# Duty and Vat: Shipping Household Goods from Non-EU Countries



## Larry and Arlene

We have been living as Elective Residents in Ascoli Piceno for almost three years. We chose to have a few remaining household items, furniture and kitchenware, etc, keep in storage should we decide to return to the U.S. But the main issue was we weren't certain what we would find in the way of accommodations. We have now decided to stay here indefinitely.
In looking into shipping some of our items to us, it seems there is an only six month window after taking up residence in Italy to waive import duty on personal household items that had been in your possession for a year prior to departure. Not only would our effects be subject to import duty, but also Value Added Tax (VAT) would apply apparently based on cost plus insurance and cost of shipping. Considering some of the furniture is over 25 years old, this is pain we hadn't counted on. We are still researching but the inability to get definitive answers is maddening.
The purpose of this post is primarily to alert fellow Expats heading this way to research this issue carefully in your planning. We love Italy but the labyrinth of the Italian Bureaucracy makes the Divine Comedy look like advertising for a vacation spot.


----------



## NickZ

I'm not sure what the issue is but importing isn't any different then any other country . 

You've got a few things going against you. Much of the imports in Italy are coming from the EU or other duty free zones. 

The other issue is you don't need to consider the location of the good but the place of it's manufacture. 


On used goods I'd be surprised if it's based on cost. It's likely on value. 

What shipping company do you intend to use? They should have the info at hand.

But start here

Buying goods online coming from a non-European Union country - European Commission

TARIC Consultation

You may find paying the shipper to fill out the paperwork etc worth it. OTOH they might not pick the most advantageous class for each item.


----------



## Larry and Arlene

Ciao Nick. Thanks for the response. The issue simply is the import duty and VAT (IVA) procedures are naturally concerned with commercial and re-sale transactions. Retirees coming from outside the EU are sufficiently below the noise threshold there is little clear information available. We realize coming from the U.S. is not a factor and our well-used goods are of U.S. domestic origin. As we are not attempting to import anything embargoed or items the Italians are in an import duty war over, we don't see country of origin to be an issue. As in most things in Italy, particularly on administrative matters, for every five officials you talk to or web sites you consult there are at least ten interpretations with no one having any idea who has the definitive word. The Agenzia dell Dogane and Entrate sites are silent on the treatment of used personal effects not intended for resale or containing any contraband items. What out shipping contacts tell us that much is left up to the discretion of the customs and tax people handling the particular import at the port of arrival. And that seems to make us nervous. My main intent was to encourage people coming this way to give this issue some thought as it appears, as usual, little is very definitive. Thanks very much again for the appreciated input.


----------



## NickZ

It doesn't matter if it's used or not. It doesn't matter if it's for resale. It just makes it harder to come up with a value. I'd expect them to go with the insurance amount.

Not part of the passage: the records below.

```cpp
__device__ __forceinline__ uint32_t sub_load(const uint32_t *w) {
    uint32_t n = 0;
    for (int i = 0; i < kFilterPrints / 2; ++i) {
        const uint32_t v = __hip_atomic_load(&w[i], __ATOMIC_RELAXED, __HIP_MEMORY_SCOPE_AGENT);
        n += (v & 0xFFFFu) != 0;
        n += (v >> 16) != 0;
    }
    return n;
}
__device__ __forceinline__ bool sub_insert(uint32_t *w, uint32_t fp) {
    for (int i = 0; i < kFilterPrints / 2;) {
        const uint32_t v = __hip_atomic_load(&w[i], __ATOMIC_RELAXED, __HIP_MEMORY_SCOPE_AGENT);
        const uint32_t lo = v & 0xFFFFu, hi = v >> 16;
        if (lo == fp || hi == fp) return true;
        uint32_t nv;
        if (lo == 0) nv = v | fp;
        else if (hi == 0) nv = v | (fp << 16);
        else { ++i; continue; }
        if (atomicCAS(&w[i], v, nv) == v) return true;
    }
    return false;
}
__device__ __forceinline__ void sub_mark_overflow(uint32_t *w) {
    uint32_t v = __hip_atomic_load(&w[kFilterPrints / 2 - 1], __ATOMIC_RELAXED, __HIP_MEMORY_SCOPE_AGENT);
    while ((v >> 16) != kFilterOverflowMark) {
        const uint32_t old = atomicCAS(&w[kFilterPrints / 2 - 1], v, (v & 0xFFFFu) | (kFilterOverflowMark << 16));
        if (old == v) break;
        v = old;
    }
}
__device__ __forceinline__ void filter_insert(uint32_t *filt, const FilterGeom g, uint64_t key, uint32_t tags) {
    for (int o = 0; o < 2; ++o) {
        const uint64_t s = o ? kmer_revcomp(key, g.k) : key;
        if (o && s == key) break;
        if (g.exact) {
            const uint32_t pm0 = g.dense ? 0u : filter_sample_pos(s, g), pm1 = g.dense ? filter_w(g) : pm0 + 1u;
            for (uint32_t pm = pm0; pm < pm1; ++pm) {
                const uint32_t blk = filter_block_of((uint32_t)(s >> (2 * (g.k - g.m - (int)pm))) & (uint32_t)kmer_mask(g.m), g.m);
                const uint32_t c17 = filter_exact_code(s, pm, g);
                uint32_t *w = filt + (size_t)blk * (kFilterSubs * kFilterPrints / 2) + filter_exact_sub(c17) * (kFilterPrints / 2);
                if (!sub_insert(w, filter_exact_entry(c17, tags))) sub_mark_overflow(w);
            }
            continue;
        }
        const uint32_t blk = filter_block_of_string(s, g);
        const uint32_t h = filter_keyhash(s), fp = filter_print_of(h);
        uint32_t *b = filt + (size_t)blk * (kFilterSubs * kFilterPrints / 2);
        uint32_t *w1 = b + filter_sub_of(h) * (kFilterPrints / 2), *w2 = b + filter_sub2_of(h) * (kFilterPrints / 2);
        if (g.choices == 1) {
            (void)sub_insert(w1, fp);
            continue;
        }
        bool there = false;
        for (int i = 0; i < kFilterPrints / 2 && !there; ++i) {
            const uint32_t v = __hip_atomic_load(&w2[i], __ATOMIC_RELAXED, __HIP_MEMORY_SCOPE_AGENT);
            there = (v & 0xFFFFu) == fp || (v >> 16) == fp;
        }
        if (there) continue;
        if (w1 != w2 && sub_load(w2) < sub_load(w1)) { uint32_t *t = w1; w1 = w2; w2 = t; }
        if (!sub_insert(w1, fp) && w1 != w2) (void)sub_insert(w2, fp);
    }
}

__global__ void __launch_bounds__(256) k_filter_build(const uint64_t *slots, size_t nslots, uint32_t *filt, FilterGeom g, int wide) {
// ... 68 lines not shown
    uint32_t *s_len = reinterpret_cast<uint32_t *>(s_off + TR);
    uint32_t *s_flag = s_len + TR;
    uint32_t *s_q = s_flag + TR;
    const uint32_t IW = 2 * W64 + 1;
    uint32_t *s_inv = s_q + 4 * 3 * kQCap;

    const uint32_t tid = threadIdx.x;
    const uint32_t lane = tid & 63;
    const uint32_t wave = (uint32_t)__builtin_amdgcn_readfirstlane((int)(tid >> 6));
    uint32_t *q_lo = s_q + wave * 3 * kQCap, *q_hi = q_lo + kQCap, *q_rd = q_hi + kQCap;
    typedef GeoConst<GEO> GC;
    FilterGeom fg = a.fg;
    if (GEO) {
        fg.k = GC::k; fg.m = GC::m; fg.t = GC::t; fg.kp = GC::kp;
        fg.g = 4;
        fg.wdiv = 65536u / (uint32_t)(GC::kp - GC::m + 1) + 1u;
    }
    const int K = GEO ? GC::k : a.k, M = fg.m, T = fg.t;
    const uint32_t G = (uint32_t)fg.g, W = filter_w(fg), NT = filter_nt(fg);
    const uint32_t ntc = NTC ? (uint32_t)NTC : (NT + G - 1) / G;
    const uint32_t kshift = 64 - 2 * K, tshift = 64 - 2 * T;
    const uint32_t mmask = (uint32_t)kmer_mask(M);
    const uint32_t nb = a.nbuckets;
    const uint64_t n_rows = a.n_rows_ptr ? min((uint64_t)*a.n_rows_ptr, (uint64_t)a.n_reads) : a.n_reads;
    const uint64_t n_tiles = (n_rows + TR - 1) / TR;
    const uintptr_t base_addr = reinterpret_cast<uintptr_t>(a.bases);
    const uintptr_t end_addr = (base_addr + a.bases_bytes + 3) & ~(uintptr_t)3;
    const u32x4f *filt = reinterpret_cast<const u32x4f *>(a.filter);
    const u64x2f *tab0 = reinterpret_cast<const u64x2f *>(a.slots);

    if (!DENSE)
        for (uint32_t i = tid; i < kTmerLevelTableWords; i += kThreadsF) s_lvl[i] = kTmerLevelWords[i];
    if (tid == 0) *s_tile = atomicAdd(a.tile_queue, 1ull);
    __syncthreads();
    for (;;) {
        const uint64_t tile = *s_tile;
        if (tile >= n_tiles) break;
        const uint64_t r0 = tile * TR;
        const uint32_t tra = (uint32_t)((n_rows - r0 < TR) ? (n_rows - r0) : TR);

        if (STRICT && tid == 0) *s_dirty = 0;
        if (tid < tra) {
            uint64_t off, len;
            const uint32_t rlen = RLC ? (uint32_t)RL : a.read_len;
            if (a.offsets) { off = a.offsets[r0 + tid]; len = a.lens ? a.lens[r0 + tid] : a.offsets[r0 + tid + 1] - off; }
            else           { off = (r0 + tid) * (uint64_t)rlen; len = rlen; }
// ... 93 lines not shown
                const uint32_t tm = (uint32_t)window_bits(s_pack + (size_t)r * WS, q, tshift);
                const uint32_t e = valid ? tmer_order_lds(s_lvl, tm, q) : 0xFFFFFFFFu;
                uint32_t mn = e;
                if (G >= 2) mn = min(mn, (uint32_t)__shfl_down((int)e, 1));
                if (G >= 3) mn = min(mn, (uint32_t)__shfl_down((int)e, 2));
                if (lane < step && in) s_l1[idx] = mn;
            }
        }
        if (!DENSE) __syncthreads();
        if (!STRICT) {
            if (tid < tra && s_flag[tid]) s_len[tid] = 0;
            __syncthreads();
        }

        const uint32_t P = RLC ? (uint32_t)(RL - GC0::k + 1) : a.max_pos;
        const bool tile_dirty = STRICT && __builtin_amdgcn_readfirstlane((int)*s_dirty) != 0;
        uint32_t qn = 0;
        auto drain = [&](uint32_t cnt) {
            const bool act = lane < cnt;
            const uint32_t e = act ? qn - cnt + lane : 0;
            const unsigned long long key = kmer_canon(((unsigned long long)q_hi[e] << 32) | q_lo[e], K);
            const uint32_t rd = q_rd[e];
            qn -= cnt;
            for (int pass = 0; pass < (WIDE ? 2 : 1); ++pass) {
                const u64x2f *tab = tab0 + (WIDE ? (size_t)pass * nb * kPieces : 0);
                const unsigned long long want = WIDE ? key : (key << 2);
                uint32_t b = act ? home_bucket(key, K, a.m, nb) : 0;
                bool pending = act;
                uint32_t step = 0;
                while (__any(pending)) {
                    u64x2f s[kPieces];
#pragma unroll
                    for (int l = 0; l < kPieces; ++l) s[l] = u64x2f{kEmptySlot, kEmptySlot};
                    if (pending) {
#pragma unroll
                        for (int l = 0; l < kPieces; ++l) s[l] = tab[(size_t)b * kPieces + l];
                    }
                    unsigned long long hit_slot = 0;
                    bool hit = false;
#pragma unroll
                    for (int l = 0; l < kPieces; ++l) {
                        if ((WIDE ? s[l].x : (s[l].x & ~3ull)) == want) { hit_slot = s[l].x; hit = true; }
                        if ((WIDE ? s[l].y : (s[l].y & ~3ull)) == want) { hit_slot = s[l].y; hit = true; }
                    }
                    hit = hit && pending;
                    if (hit) {
// ... 31 lines not shown
                    ok = ok & clean;
                    okm &= ballot64(clean);
                }
            }
            const unsigned long long fwd = window_bits(s_pack + mul24(r, WS), p, kshift);
            uint32_t pm;
            if (DENSE) {
                pm = filter_dense_pm(p, W);
            } else {
                const uint32_t *l1 = s_l1 + mul24(r, L1S) + p;
                uint32_t x = l1[0];
                if (NTC) {
#pragma unroll
                    for (int c = 1; c + 1 < (NTC ? NTC : 1); ++c) x = min(x, l1[c * 4]);
                } else {
                    for (uint32_t c = 1; c + 1 < ntc; ++c) x = min(x, l1[c * G]);
                }
                if (ntc > 1) x = min(x, l1[NT - G]);
                const uint32_t xr = ((x & 0xFFFu) - p) & 63u;
                pm = (GEO && (W & (W - 1)) == 0) ? (xr & (W - 1)) : xr - mul24(mul24(xr, fg.wdiv) >> 16, W);
            }
            const uint32_t mm = (uint32_t)(fwd >> (2 * ((uint32_t)(K - M) - pm))) & mmask;
            uint32_t fb = ok ? filter_block_of(mm, M) : 0xFFFFFFFFu;
            const uint32_t h = EXACT ? filter_exact_code(fwd, pm, fg) : filter_keyhash(fwd);
            const uint32_t anchor = okm ? (uint32_t)__builtin_amdgcn_readlane((int)fb, (int)__builtin_ctzll(okm)) : last_fb;
            last_fb = anchor;
            fb = ok ? fb : anchor;
            if (EXACT) {
                B.v = filt[(fb << 3) | filter_exact_sub(h)];
                B.fpw = mul24((h & 0x3FFFu) ^ 0x3FFFu, 0x00040004u);
            } else {
                B.v = filt[(size_t)fb * kFilterSubs + filter_sub_of(h)];
                if (TWO) B.v2 = filt[(size_t)fb * kFilterSubs + filter_sub2_of(h)];
                const uint32_t fp = filter_print_of(h);
                B.fpw = fp | (fp << 16);
            }
            B.klo = (uint32_t)fwd;
            B.khi = (uint32_t)(fwd >> 32);
            B.meta = r | (ok ? 0x80000000u : 0u);
            pos = pos + 64 < q_end ? pos + 64 : q_end;
            if (P >= 64) {
                cp += 64;
                const bool wrap = cp >= P;
                cp -= wrap ? P : 0u;
                cr += wrap ? 1u : 0u;
            } else locate();
        };
        auto finish = [&](Blk &B) {
            bool pos;
            if (EXACT) {
                const uint32_t mx = pk_max_u16(pk_max_u16(B.v.x ^ B.fpw, B.v.y ^ B.fpw), pk_max_u16(B.v.z ^ B.fpw, B.v.w ^ B.fpw));
                const uint32_t m16 = max(mx >> 16, mx & 0xFFFFu);
                const bool valid = (int)B.meta < 0;
                const bool hit = valid && m16 >= 0xFFFDu;
                if (hit) atomicAdd(&s_vote[B.meta & 0xFFFFu], (unsigned long long)(m16 & 1u) | ((unsigned long long)((m16 >> 1) & 1u) << 32));
                pos = valid && !hit && (B.v.w >> 16) == kFilterOverflowMark;
            } else {
            uint32_t acc = pk_min_u16(pk_min_u16(B.v.x ^ B.fpw, B.v.y ^ B.fpw), pk_min_u16(B.v.z ^ B.fpw, B.v.w ^ B.fpw));
            bool full = (B.v.w >> 16) != 0;
            if (TWO) {
                acc = pk_min_u16(acc, pk_min_u16(pk_min_u16(B.v2.x ^ B.fpw, B.v2.y ^ B.fpw), pk_min_u16(B.v2.z ^ B.fpw, B.v2.w ^ B.fpw)));
                full = full && (B.v2.w >> 16) != 0;
            }
            const bool match = ((acc - 0x00010001u) & ~acc & 0x80008000u) != 0;
            pos = (int)B.meta < 0 && (match || full);
            }
            const unsigned long long pmask = ballot64(pos);
            if (pmask) {
                const uint32_t at = qn + lanes_below(pmask);
                if (pos) {
                    q_lo[at] = B.klo;
                    q_hi[at] = B.khi;
                    q_rd[at] = B.meta & 0xFFFFu;
                }
                qn += (uint32_t)__popcll(pmask);
                if (qn >= 64) drain(64);
            }
        };
        {
            const uint32_t rpw = (tra + 3) >> 2;
            const uint32_t r_first = wave * rpw < tra ? wave * rpw : tra, r_last = r_first + rpw < tra ? r_first + rpw : tra;
            pos = r_first * P;
            q_end = r_last * P;
            locate();
            if (pos < q_end) {
                Blk A, B;
                start(A);
                while (pos < q_end) {
                    start(B);
                    finish(A);
// ... 119 lines not shown
```

### include/hast.h

```cpp
#ifndef HAST_H
#define HAST_H
#include <stddef.h>
#include <stdint.h>

#ifdef __cplusplus
extern "C" {
#endif

typedef enum {
    HAST_OK = 0,
    HAST_ERR_INVALID = 1,
    HAST_ERR_NO_DEVICE = 2,
    HAST_ERR_HIP = 3,
    HAST_ERR_OOM = 4,
    HAST_ERR_TABLE_FULL = 5,
    HAST_ERR_FORMAT = 6,
    HAST_ERR_RCCL = 7,
    HAST_ERR_IO = 8,
    HAST_ERR_UNSUPPORTED = 9
} hast_status;

typedef struct hast_ctx hast_ctx;
typedef void *hast_stream;

// ... 29 lines not shown
hast_status hast_table_insert_keys(hast_ctx *, int hap, const uint64_t *canon_keys, size_t n);
hast_status hast_table_insert_keys_device(hast_ctx *, int hap, const uint64_t *d_canon_keys, size_t n,
                                          hast_stream);

hast_status hast_table_erase(hast_ctx *, const uint64_t *canon_keys, size_t n, uint8_t *out_hit);

hast_status hast_table_sizes(hast_ctx *, uint64_t *n_hap0, uint64_t *n_hap1);

hast_status hast_table_lookup(hast_ctx *, const uint64_t *canon_keys, size_t n, uint8_t *out_tags);

hast_status hast_table_save(hast_ctx *, const char *path);
hast_status hast_table_load(hast_ctx *, const char *path, double load_factor);
hast_status hast_table_file_info(const char *path, int *k_out, uint64_t *n_keys_out);

hast_status hast_table_clone(hast_ctx *dst, hast_ctx *src);

hast_status hast_table_info(const hast_ctx *, uint64_t *n_buckets, uint64_t *bytes);

hast_status hast_ctx_set_filter(hast_ctx *, int enable, int m, int t, int kp);
hast_status hast_filter_build(hast_ctx *);
hast_status hast_filter_info(const hast_ctx *, int *enabled, int *m, int *t, int *kp, uint64_t *bytes);
hast_status hast_filter_dense(const hast_ctx *, int *dense);
hast_status hast_filter_request_ceiling(hast_ctx *, double *requests_per_s);

hast_status hast_counts_resize(hast_ctx *, size_t n_barcodes);
hast_status hast_counts_bind(hast_ctx *, uint64_t *d_counts, size_t n_barcodes);
hast_status hast_counts_zero(hast_ctx *, hast_stream);
hast_status hast_counts_read(hast_ctx *, uint64_t *c0, uint64_t *c1, uint64_t *neg, size_t n_barcodes);
hast_status hast_counts_read_range(hast_ctx *, size_t first, size_t n, uint64_t *c0, uint64_t *c1, uint64_t *neg);
hast_status hast_counts_pack(hast_ctx *, uint64_t *d_packed, size_t n_barcodes, hast_stream);
hast_status hast_counts_unpack(hast_ctx *, const uint64_t *d_packed, size_t n_barcodes, hast_stream);
hast_status hast_counts_add_votes(hast_ctx *, const uint32_t *d_votes, const uint32_t *d_barcode_ids, size_t n_reads,
                                  uint32_t max_votes, hast_stream);
hast_status hast_counts_allreduce(hast_ctx *const *ctxs, int n_ctx);
hast_status hast_counts_permute(hast_ctx *, const uint32_t *perm, size_t n_perm, size_t n_new);
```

Country of manufacturer matters because the duty rates depend on that. For example next year the EU/Canada FTA is supposed to go into effect. Some thing made in Canada might be duty free next year OTOH the same item made in the US wouldn't be. 

You don't need to rely on the Italian websites. Duty is EU wide. The EU websites I posted are in English. The UK websites are also. You'll need to browse the listings to find the best class for each good.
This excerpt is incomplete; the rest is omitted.